Foxtel CMO Andy Lark has labelled Facebook's treatment of users “appalling” and urged marketers to question whether they should invest in the social media platform in the wake of the Cambridge Analytica scandal.
Lark, a former CommBank CMO who helped lead the bank's digital transformation, is the most senior marketer in this country to publicly criticise Facebook after it emerged Cambridge Analytica obtained the data to millions of Facebook users to manipulate the 2016 US election.
Speaking to Paul McIntyre, editor at large for Foxtel's ad sales house MCN, Lark said the scandal has a number of major implications for marketers.
“First of all it causes you to go, 'that's a pretty appalling way to treat your customers and treat your customers' data',” Lark said. “[Marketers should] scrutinise what we're doing to make sure we're an order of magnitude better than that.
“The second thing it causes you to do as a marketer is go, 'should I be sponsoring or investing in parties that behave this way'? Elon Musk doesn't think so.”
Lark admits that marketers in smaller businesses cannot afford to ditch Facebook as a cost-effective marketing platform.
“But for larger scale marketers,” he added. “You have the right to stand up and go, 'clean up your act, this is not ok'. I think we have a bigger role to educate consumers about when they log-in to Facebook, what data are they giving away and who has access to that data.”
Facebook has consistently pointed out that it never allowed developers to on-sell data and that a Cambridge University academic Aleksandr Kogan breached Facebook's privacy rules when passing on app data to Cambridge Analytica. In a globall press call last week which AdNews was invited to join, global CEO Mark Zuckerberg admitted mistakes were made and said he would take legal action against the data company if required.
At the recent Starcom Media Futures event, Facebook ANZ managing director William Easton apologised to a room full of marketers for “failing to meet user expectations”, a sentiment that has been echoed by Zuckerberg at a US Senate hearing today.
Easton said that advertisers had been largely supportive of Facebook in the wake of the scandal. Zuckerberg also said there had been no 'meaningful impact' on advertisers.
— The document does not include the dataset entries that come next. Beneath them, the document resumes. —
int64_t dsc_device_error_count(int32_t reset);

int dsc_q_sample_f32(const float* x0, const float* noise, const int64_t* t,
                     const float* sqrt_ac, const float* sqrt_1mac,
                     float* x_t, float* v_out, int32_t b, int64_t inner, int32_t num_timesteps, dsc_stream_t stream);

#define DSC_MEAN_EPS 0
#define DSC_MEAN_X0  1
#define DSC_MEAN_V   2
int dsc_p_sample_f32(const float* x_t, const float* model_out, const float* noise, const int64_t* t,
                     const float* ca, const float* cb, const float* coef1, const float* coef2,
                     const float* sigma, float* out, float* x0_out ,
                     int32_t mean_type, int32_t clip, int32_t b, int64_t inner, int32_t num_timesteps,
                     dsc_stream_t stream);

int dsc_add_scalar_i64(int64_t* t, int32_t count, int64_t delta, dsc_stream_t stream);

int dsc_ddim_step_f32(const float* x_t, const float* model_out, const float* noise, const int64_t* step,
                      const int64_t* times, const int64_t* times_next, const float* sqrt_alpha_next,
                      const float* c_noise, const float* sigma, const float* ca, const float* cb,
                      const float* sqrt_recip_ac, const float* sqrt_recipm1_ac, float* out, float* x0_out,
                      int32_t mean_type, int32_t b, int64_t inner, int32_t num_steps, int32_t num_timesteps,
                      dsc_stream_t stream);

int dsc_ddim_advance_i64(int64_t* step, const int64_t* times, int64_t* t, int32_t count, int32_t num_steps,
                         dsc_stream_t stream);

int dsc_postfilter_compact_f32(const float* samples, int32_t b, int32_t n, int32_t c, int32_t empty_col, int32_t mode,
                               int32_t keep_empty, float* packed, int32_t* counts, dsc_stream_t stream);

int dsc_complete_overwrite_f32(float* x, const float* partial, const float* noise, const int64_t* t,
                               const float* sqrt_ac, const float* sqrt_1mac,
                               int32_t b, int32_t n, int32_t p, int32_t c, int32_t num_timesteps, dsc_stream_t stream);

int dsc_complete_overwrite_ragged_f32(float* x, const float* partial, const float* noise, const int64_t* counts,
                                      const int64_t* t, const float* sqrt_ac, const float* sqrt_1mac,
                                      int32_t b, int32_t n, int32_t pmax, int32_t c, int32_t num_timesteps, dsc_stream_t stream);

int dsc_p_sample_inpaint_f32(const float* x_t, const float* model_out, const float* noise, const float* partial,
                             const float* noise_p, const int64_t* counts, const int64_t* t, const float* ca, const float* cb,
                             const float* coef1, const float* coef2, const float* sigma, const float* sqrt_ac,
                             const float* sqrt_1mac, float* out, int32_t mean_type, int32_t clip,
                             int32_t b, int32_t n, int32_t pmax, int32_t c, int32_t num_timesteps, dsc_stream_t stream);

int dsc_ddim_inpaint_step_f32(const float* x_t, const float* model_out, const float* noise, const float* partial,
                              const float* noise_p, const int64_t* counts, const int64_t* step, const int64_t* times,
                              const int64_t* times_next, const float* sqrt_alpha_next, const float* c_noise, const float* sigma,
                              const float* ca, const float* cb, const float* sqrt_recip_ac, const float* sqrt_recipm1_ac,
                              const float* sqrt_ac, const float* sqrt_1mac, float* out, int32_t mean_type,
                              int32_t b, int32_t n, int32_t pmax, int32_t c, int32_t num_steps, int32_t num_timesteps,
                              dsc_stream_t stream);

int dsc_masked_overwrite_f32(float* x, const float* known, const float* noise, const uint8_t* mask, const int64_t* t,
                             const float* sqrt_ac, const float* sqrt_1mac, int32_t b, int64_t inner, int32_t num_timesteps,
                             dsc_stream_t stream);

Lark's personal view on Facebook has cooled recently because he believes the platform has become “incredibly expensive” and incredibly hard to reach and audience”.
He also believes there is a group of influential CMOs who are “thinking the issue through”, but on the other side there is a “big bunch of digital marketers” who would “rather go with the flow”.
“The other thing that is happening is that media as a whole is getting better and better and marketing attribution models are maturing faster and faster,” he added.
“So we are actually all becoming far more astute at understanding it's ultimately all about the mix and marketers understanding that they can dial down Facebook or Google because they understand the effectiveness.”
'They're a media company'
At the centre of the scandal is the role of Facebook in society and how regulators should treat the social media platform that has long resisted calls it should be subject to media regulation.
“They're a media company and they need to get over it,” he adds. “If any media company behaved the way they behaved, I don't know what would happen to them. They'd certainly be suffering through immense libel suits and they'd certainly be under enormous government scrutiny. We wouldn't just have a banking enquiry, we'd have a media enquiry.”
To further elaborate the point, Lark questioned what would happen if any major newspaper allowed any organisation to run whatever ads it liked and if there was a section that allowed anybody to voice whatever opinions they wanted.
“We might even have a harassment column where we can pick someone like Steve Smith, who might have annoyed us this week – we're just going to go to town on him and you can write anything you want uncensored because we're a platform and we want to make the world a better place and we're about democracy and freedom,” Lark added.
“If any publisher did that it would game over.”
The Foxtel CMO said tech companies need to take a level of responsibility for policing bad actors on the platform.
“If you have an algorithm that can predict someone else's political preferences and sell that algorithm to somebody else ... you certainly have intelligence and super powers to get rid of all of the bad actors, prevent governments from being manipulated and people being manipulated unfairly,” he adds.
“Government has to play a greater role to ensure that companies that are media companies behave to the same standard that media companies are all held to.”